Devices: Prevent users from installing printer drivers
Updated: November 15, 2012
Applies To: Windows Server 2003, Windows Vista, Windows XP, Windows Server 2008, Windows 7, Windows 8.1, Windows Server 2008 R2, Windows Server 2012 R2, Windows Server 2012, Windows 8
This security policy reference topic for the IT professional describes the best practices, location, values, and security considerations for this policy setting.
For a computer to print to a network printer, the driver for that network printer must be installed on the local computer. The Devices: Prevent users from installing printer drivers policy setting determines who can install a printer driver as part of adding a network printer. When you set the value to Enabled, only Administrators and Power Users can install a printer driver as part of adding a network printer. Setting the value to Disabled allows any user to install a printer driver as part of adding a network printer. This setting prevents unprivileged users from downloading and installing an untrusted printer driver.
This setting has no impact if an administrator has configured a trusted path for downloading drivers. When using trusted paths, the print subsystem attempts to use the trusted path to download the driver. If the trusted path download succeeds, the driver is installed on behalf of any user. If the trusted path download fails, the driver is not installed and the network printer is not added.
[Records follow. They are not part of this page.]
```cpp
constexpr int kClassifyThreads = 1024, kClassifyRun = 6;
__global__ __launch_bounds__(kClassifyThreads) void filter_classify_kernel(
    double* __restrict__ grad, const int64_t* __restrict__ groups, const int64_t* __restrict__ group_sizes, int64_t G,
    const int32_t* __restrict__ slot, const double* __restrict__ penalty, double tstar, const double* __restrict__ err,
    const double* __restrict__ nrm, double fp_term, const double* __restrict__ sq_part, int n_part,
    const double* __restrict__ sub_scale, const double* __restrict__ sub_vec, const double* __restrict__ stage,
    const int32_t* __restrict__ xa, int64_t na, const int32_t* __restrict__ xb, int64_t nb, int x_nsplit,
    int32_t* __restrict__ list, int64_t cap, int32_t* __restrict__ meta_i, double* __restrict__ meta_d) {
    constexpr int NW = kClassifyThreads / 64, R = kClassifyRun;
    __shared__ double sred[NW];
    __shared__ int32_t wtot[NW];
    __shared__ double s_vnorm;
    __shared__ int32_t s_first[kClassifyThreads * R], s_want[kClassifyThreads * R];
    const int tid = threadIdx.x, lane = tid & 63, wv = tid >> 6;
    {
        double a = 0;
        for (int i = tid; i < n_part; i += kClassifyThreads) a += sq_part[i];
        a = wave_sum(a);
        if (lane == 0) sred[wv] = a;
        __syncthreads();
        if (tid == 0) {
            double s = 0;
            for (int w = 0; w < NW; ++w) s += sred[w];
            s_vnorm = sqrt(s) * (1.0 + 1e-6);
            meta_d[0] = s_vnorm;
            meta_d[1] = sub_scale ? sub_scale[0] : 0.0;
            meta_i[1] = 0;
            meta_i[3] = 0;
        }
        __syncthreads();
    }
    const double vnorm = s_vnorm;
    const int64_t ne = na + nb;
    for (int pass = 0; pass < 2; ++pass) {
        const int32_t* xl = pass ? xb : xa;
        const int64_t c0 = pass ? na : 0, cnt = pass ? nb : na;
        for (int64_t c = tid; c < cnt; c += kClassifyThreads) {
            const int64_t j = xl[c];
            double s = 0;
            for (int r = 0; r < x_nsplit; ++r) s += stage[int64_t(r) * ne + c0 + c];
            s = centred(s, j, sub_scale, sub_vec);
            shadow_guard(s, grad[j], j, err, nrm, fp_term, &s_vnorm, meta_i + 1);
            grad[j] = s;
        }
        __syncthreads();
    }
    int64_t run = 0;
    for (int64_t base = 0; base < G; base += int64_t(kClassifyThreads) * R) {
        int32_t k[R], sz[R];
        double thr[R], a2[R], b2[R];
        {
            int32_t sl[R];
            double pn[R];
            int64_t kk[R], ss[R];
#pragma unroll
// ... 9 lines not shown
            for (int u = 0; u < R; ++u) {
                const bool on = base + int64_t(u) * kClassifyThreads + tid < G && sl[u] < 0 && pn[u] > 0 && ss[u] > 0;
                k[u] = int32_t(kk[u]);
                sz[u] = on ? int32_t(ss[u]) : 0;
                thr[u] = tstar * pn[u];
                a2[u] = 0;
                b2[u] = 0;
            }
        }
        int32_t longest = 0;
#pragma unroll
        for (int u = 0; u < R; ++u) longest = max(longest, sz[u]);
        for (int32_t t = 0; t < longest; ++t) {
            double x[R], e[R], m[R];
#pragma unroll
            for (int u = 0; u < R; ++u) {
                const int64_t at = t < sz[u] ? int64_t(k[u]) + t : 0;
                x[u] = grad[at];
                e[u] = err[at];
                m[u] = nrm[at];
            }
#pragma unroll
            for (int u = 0; u < R; ++u)
                if (t < sz[u]) {
                    const double b = e[u] + fp_term * m[u];
                    a2[u] = fma(x[u], x[u], a2[u]);
                    b2[u] = fma(b, b, b2[u]);
                }
        }
#pragma unroll
        for (int u = 0; u < R; ++u) {
            if (sz[u] > 0) {
                const double reach = (sqrt(a2[u]) + sqrt(b2[u]) * vnorm * (1.0 + 1e-9)) * (1.0 + 1e-9);
                if (reach < thr[u]) sz[u] = 0;
            }
            s_first[u * kClassifyThreads + tid] = k[u];
            s_want[u * kClassifyThreads + tid] = sz[u];
        }
        __syncthreads();
        int32_t mine = 0;
#pragma unroll
        for (int u = 0; u < R; ++u) mine += s_want[tid * R + u];
        int32_t inc = mine;
#pragma unroll
        for (int off = 1; off < 64; off <<= 1) {
            const int32_t y = __shfl_up(inc, off, 64);
            if (lane >= off) inc += y;
        }
        if (lane == 63) wtot[wv] = inc;
        __syncthreads();
        int32_t before = 0, total = 0;
        for (int w = 0; w < NW; ++w) {
            const int32_t t = wtot[w];
            if (w < wv) before += t;
            total += t;
        }
        int64_t at = run + before + inc - mine;
        if (mine > 0)
// ... 45 lines not shown
                       const int32_t* count_dev, const double* sub_scale, const double* sub_vec, const ShadowView& guard,
                       const double* vnorm, int32_t* flags, double* work, hipStream_t s) {
    if (max_cols <= 0) return;
    DenseAcc<double> acc{X.X, X.ld};
    const ListShape L = list_shape(X, v);
    const auto kernel = L.vec ? sweep_list_kernel<VecOf<double>::N> : sweep_list_kernel<1>;
    hipLaunchKernelGGL(kernel, dim3((unsigned)max_cols, (unsigned)L.ns), dim3(kThreads), 0, s, acc, v, out, work, X.n, cols,
                       max_cols, count_dev, L.rps, L.ns, sub_scale, sub_vec, guard.err, guard.nrm, guard.fp_term(), vnorm, flags);
    if (L.ns > 1)
        hipLaunchKernelGGL(sweep_list_reduce_kernel, dim3((unsigned)((max_cols + 255) / 256)), dim3(256), 0, s, work, out, cols,
                           max_cols, count_dev, L.ns, sub_scale, sub_vec, guard.err, guard.nrm, guard.fp_term(), vnorm, flags);
}
int64_t shadow_work_elems(int64_t n, int64_t p) {
    int64_t blocks_c, rps;
    int ns, ns16;
    sweep_shape(n, p, kShadowVec, blocks_c, ns, rps, kShadowCB);
    sweep_shape(n, p, kShadowVec16, blocks_c, ns16, rps, kShadowCB16);
    return int64_t(std::max(ns, ns16)) * p + 16;
}
int64_t list_work_elems(int64_t n, int64_t p, int64_t max_cols) {
    int64_t blocks_c, rps;
    int ns;
    sweep_shape(n, p, 1, blocks_c, ns, rps);
    return int64_t(ns) * max_cols + 16;
}
template <class Kind, int XVEC>
void launch_shadow_sweep(const DenseView<double>& X, const ShadowView& S, const FilteredSweep& a, int64_t na, int64_t nb,
                         const ListShape& L, double* stage, hipStream_t s) {
    int64_t blocks_c, rps;
    int ns;
    sweep_shape(S.n, S.p, Kind::VEC, blocks_c, ns, rps, Kind::CB);
    hipLaunchKernelGGL((shadow_sweep_kernel<Kind, XVEC>), dim3((unsigned)((na + nb) * L.ns + blocks_c * ns)), dim3(kThreads), 0, s,
                       static_cast<const typename Kind::elem*>(S.X), S.ld, S.scale, a.v, ns == 1 ? a.grad : a.work, S.n, S.p,
                       blocks_c, rps, ns, a.sub_scale, a.sub_vec, DenseAcc<double>{X.X, X.ld}, a.screen_cols, na, a.pen0_cols, nb,
                       L.rps, L.ns, stage);
    if (ns > 1) launch_sweep_reduce<double>(a.work, a.grad, S.p, ns, 0, nullptr, a.sub_scale, a.sub_vec, s);
}
}

int64_t filtered_sweep_work_elems(int64_t n, int64_t p, int64_t n_before, int64_t cap) {
    return shadow_work_elems(n, p) + list_work_elems(n, p, std::max(n_before, cap));
}
void enqueue_filtered_sweep(const DenseView<double>& X, const ShadowView& S, const FilteredSweep& a, hipStream_t s) {
    if (S.p <= 0) return;
    const int64_t na = a.screen_cols ? a.n_screen_cols : 0, nb = a.pen0_cols ? a.n_pen0_cols : 0;
    double* stage = a.work + shadow_work_elems(S.n, S.p);
    hipLaunchKernelGGL(vmul_sq_kernel, dim3(grid1d(S.n, kThreads, 1024)), dim3(kThreads), 0, s, a.w, a.r, a.v, S.n, a.sq_part);
    const ListShape L = list_shape(X, a.v);
    constexpr int V = VecOf<double>::N;
    if (S.kind == kShadowQ15) {
        if (L.vec) launch_shadow_sweep<ShadowQ15, V>(X, S, a, na, nb, L, stage, s);
        else launch_shadow_sweep<ShadowQ15, 1>(X, S, a, na, nb, L, stage, s);
    } else {
        if (L.vec) launch_shadow_sweep<ShadowF32, V>(X, S, a, na, nb, L, stage, s);
        else launch_shadow_sweep<ShadowF32, 1>(X, S, a, na, nb, L, stage, s);
    }
    hipLaunchKernelGGL(filter_classify_kernel, dim3(1), dim3(kClassifyThreads), 0, s, a.grad, a.groups, a.group_sizes, a.G, a.slot,
                       a.penalty, a.tstar, S.err, S.nrm, S.fp_term(), a.sq_part, filter_norm_parts(S.n), a.sub_scale, a.sub_vec,
                       stage, a.screen_cols, na, a.pen0_cols, nb, L.ns, a.list, a.cap, a.meta_i, a.meta_d);
    launch_sweep_list(X, a.v, a.grad, a.list, a.cap, a.meta_i, a.sub_scale, a.sub_vec, S, a.meta_d, a.meta_i + 1, stage, s);
}

}
```

### adelie_amd/csrc/solver.hip

```cpp
#include "common.hpp"
#include "design_ops.hpp"
#include "filter_host.hpp"
#include "screen_reads_host.hpp"
#include "cox.hpp"

#include <algorithm>
#include <cstring>
#include <exception>
#include <type_traits>
#include <chrono>
#include <condition_variable>
#include <mutex>
#include <thread>
#include <cmath>
#include <cstdio>
#include <cstdlib>
#include <limits>
#include <numeric>
#include <unordered_set>

namespace ahip {
void set_last_error(const std::string& s);
double g_hessian_min = 1e-24;
double g_dbeta_tol = 1e-12;
// ... 801 lines not shown
        const int n_part = filter_norm_parts(n);
        dpart.reserve(n_part);
        work.reserve(size_t(std::max(filtered_sweep_work_elems(n, p, int64_t(scols.size() + pen0.size()), cap), sweep_work_elems(n, p))));
        dw.upload(w, n, s); dr.upload(r, n, s); dsc.upload(&sub_scale, 1, s); dpen.upload(penalty, G, s);
        dgroups.upload(groups, G, s); dgs.upload(group_sizes, G, s); dslot.upload(slot.data(), G, s);
        if (sub_vec) { dxm.reserve(p); dxm.upload(sub_vec, p, s); }
        if (!scols.empty()) { dscols.reserve(scols.size()); dscols.upload(scols.data(), scols.size(), s); }
        if (!pen0.empty()) { dpen0.reserve(pen0.size()); dpen0.upload(pen0.data(), pen0.size(), s); }
        const double* xm = sub_vec ? dxm.p : nullptr;
        const DenseView<double> X = d->dense<double>();
        int32_t meta[4] = {0, 0, 0, 0};
        std::vector<int32_t> list;
        if (!route) {
            launch_vmul<double>(dw.p, dr.p, dv.p, n, s);
            launch_sweep<double>(X, dv.p, dgrad.p, 0, p, nullptr, dsc.p, xm, false, work.p, s);
            std::fill(exact, exact + p, uint8_t(1));
        } else {
            FilteredSweep a{};
            a.w = dw.p; a.r = dr.p; a.v = dv.p; a.grad = dgrad.p; a.sub_scale = dsc.p; a.sub_vec = xm;
            a.screen_cols = scols.empty() ? nullptr : dscols.p; a.n_screen_cols = int64_t(scols.size());
            a.pen0_cols = pen0.empty() ? nullptr : dpen0.p; a.n_pen0_cols = int64_t(pen0.size());
            a.groups = dgroups.p; a.group_sizes = dgs.p; a.G = G; a.slot = dslot.p; a.penalty = dpen.p; a.tstar = tstar;
            a.sq_part = dpart.p; a.list = dlist.p; a.cap = cap; a.meta_i = dmeta.p; a.meta_d = dmetad.p; a.work = work.p;
            enqueue_filtered_sweep(X, sh, a, s);
            AHIP_CHECK(hipMemcpyAsync(meta, dmeta.p, sizeof(meta), hipMemcpyDeviceToHost, s));
            AHIP_CHECK(hipStreamSynchronize(s));
            list.resize(size_t(meta[0]));
            if (meta[0] > 0) AHIP_CHECK(hipMemcpyAsync(list.data(), dlist.p, size_t(meta[0]) * sizeof(int32_t), hipMemcpyDeviceToHost, s));
            std::fill(exact, exact + p, uint8_t(0));
        }
        AHIP_CHECK(hipMemcpyAsync(grad, dgrad.p, size_t(p) * sizeof(double), hipMemcpyDeviceToHost, s));
        AHIP_CHECK(hipStreamSynchronize(s));
        if (route) {
            for (int32_t c : scols) exact[c] = 1;
            for (int32_t c : pen0) exact[c] = 1;
            for (int32_t c : list) exact[c] = 1;
            if (meta[1] & 2) adelie_hip_internal_shadow_mark_stale(d);
        }
        info[0] = meta[0]; info[1] = meta[1]; info[2] = route ? 1 : 0; info[3] = meta[2];
    } catch (const std::exception& e) {
        set_last_error(e.what());
        return 1;
    }
    return 0;
}

// ... 682 lines not shown
```

### adelie_amd/csrc/solver_screen.hpp

```cpp
    void sweep(const T* v, T* out, const int32_t* cols, idx ncols, const T* sub_scale, const T* sub_vec,
               bool square = false) {
        if (multi()) {
            if (cols || ncols != p || sub_vec || square) throw make_core_error("unsupported sweep on a multi-response view.");
            const MultiView<T> mv = D->multi<T>();
            launch_multi_sweep<T>(mv, v, out, d_work_sweep.reserve(size_t(multi_sweep_work_elems<T>(mv))), st);
            return;
        }
        if (std_generic()) {
            const T* ce = static_cast<const T*>(D->std_center);
            const T* is = static_cast<const T*>(D->std_iscale);
            T* tmp = d_std_tmp.reserve(size_t(2 * ncols + kVecSumScratch));
            T *raw = tmp, *raw_plain = tmp + ncols, *vsum = tmp + 2 * ncols;
            T* work = d_work_sweep.reserve(size_t(raw_sweep_work_elems(*D, ncols, false)));
            raw_sweep<T>(*D, v, raw, 0, ncols, cols, nullptr, nullptr, square, false, work, st);
            if (square) raw_sweep<T>(*D, v, raw_plain, 0, ncols, cols, nullptr, nullptr, false, false, work, st);
            launch_vec_sum<T>(v, n, vsum, st);
            launch_std_sweep_epilogue<T>(ce, is, raw, raw_plain, vsum, square, out, 0, ncols, cols, sub_scale, sub_vec, st);
            return;
        }
        if (batcher && dense() && !cols && ncols == p && !square &&
            batcher->template sweep<T>(D->dense<T>(), v, out, sub_scale, sub_vec, st)) {
            ++cnt.n_sweeps_shared;
            return;
        }
// ... 366 lines not shown
        if constexpr (std::is_same<T, double>::value) {
            const T* xm = intercept ? d_xm.p : nullptr;
            const int64_t cap = fs_cap();
            if (fs_pen0_cols < 0) {
                const std::vector<int32_t> c0 = filter_unpenalized_cols(groups, group_sizes, penalty);
                fs_pen0_cols = int64_t(c0.size());
                if (!c0.empty()) {
                    d_fs_pen0.reserve(c0.size());
                    d_fs_pen0.upload(c0.data(), c0.size(), st);
                }
            }
            d_fs_part.reserve(size_t(filter_norm_parts(n)));
            d_fs_meta.reserve(4);
            d_fs_metad.reserve(2);
            d_fs_list.reserve(size_t(cap));
            d_fs_work.reserve(size_t(filtered_sweep_work_elems(n, p, int64_t(nv) + fs_pen0_cols, cap)));
            FilteredSweep a{};
            a.w = d_w.p; a.r = d_r.p; a.v = d_v.p; a.grad = d_grad.p; a.sub_scale = rsum_dev; a.sub_vec = xm;
            a.screen_cols = nv > 0 ? d_vcol.p : nullptr; a.n_screen_cols = nv;
            a.pen0_cols = fs_pen0_cols > 0 ? d_fs_pen0.p : nullptr; a.n_pen0_cols = fs_pen0_cols;
            a.groups = d_groups.p; a.group_sizes = d_gsizes.p; a.G = G; a.slot = d_slot.p; a.penalty = d_penalty.p; a.tstar = tstar;
            a.sq_part = d_fs_part.p; a.list = d_fs_list.p; a.cap = cap; a.meta_i = d_fs_meta.p; a.meta_d = d_fs_metad.p;
            a.work = d_fs_work.p;
            t_fsweep.begin(st);
            enqueue_filtered_sweep(D->dense<T>(), fs_shadow, a, st);
            t_fsweep.end(st);
            d_fs_meta.download(fs_meta, 4, st);
            grad_filtered = true;
            fs_lm = lm;
            fs_pending_screen_cols = int64_t(nv) + std::max<int64_t>(fs_pen0_cols, 0);
            ++n_sweeps_filtered;
        }
    }

    void filtered_sweep_arrived() {
        if (!grad_filtered) return;
        const int64_t exact = fs_pending_screen_cols + fs_meta[0];
        n_filter_exact_cols += exact;
        n_filter_open_cols += fs_meta[0];
        if (hooks.trace)
            std::fprintf(stderr, "[fsweep] lmda %.6g screen+pen0 cols %lld open %d wanted %d flags %d predicted open %lld\n",
                         double(fs_lm), (long long)fs_pending_screen_cols, int(fs_meta[0]), int(fs_meta[2]), int(fs_meta[1]),
                         (long long)depth_open_cols);
        n_filter_shadow_cols += int64_t(p);
        fsweep_bytes += double(n) * (double(exact) * 8.0 + double(p) * fs_shadow.elem_bytes());
        const FilterFollowUp fu = filter_follow_up(fs_meta[1]);
// ... 595 lines not shown
```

Although it might be appropriate in some organizations to allow users to install printer drivers on their own workstations, this is not suitable for servers. Installing a printer driver on a server can cause the system to become less stable. Only administrators should have this user right on servers. A malicious user might deliberately try to damage the system by installing inappropriate printer drivers.
It is advisable to set Devices: Prevent users from installing printer drivers to Enabled. Only users in the Administrative, Power User, or Server Operator groups will be able to install printers on servers. If this policy setting is enabled, but the driver for a network printer already exists on the local computer, users can still add the network printer. This policy setting does not affect a user's ability to add a local printer.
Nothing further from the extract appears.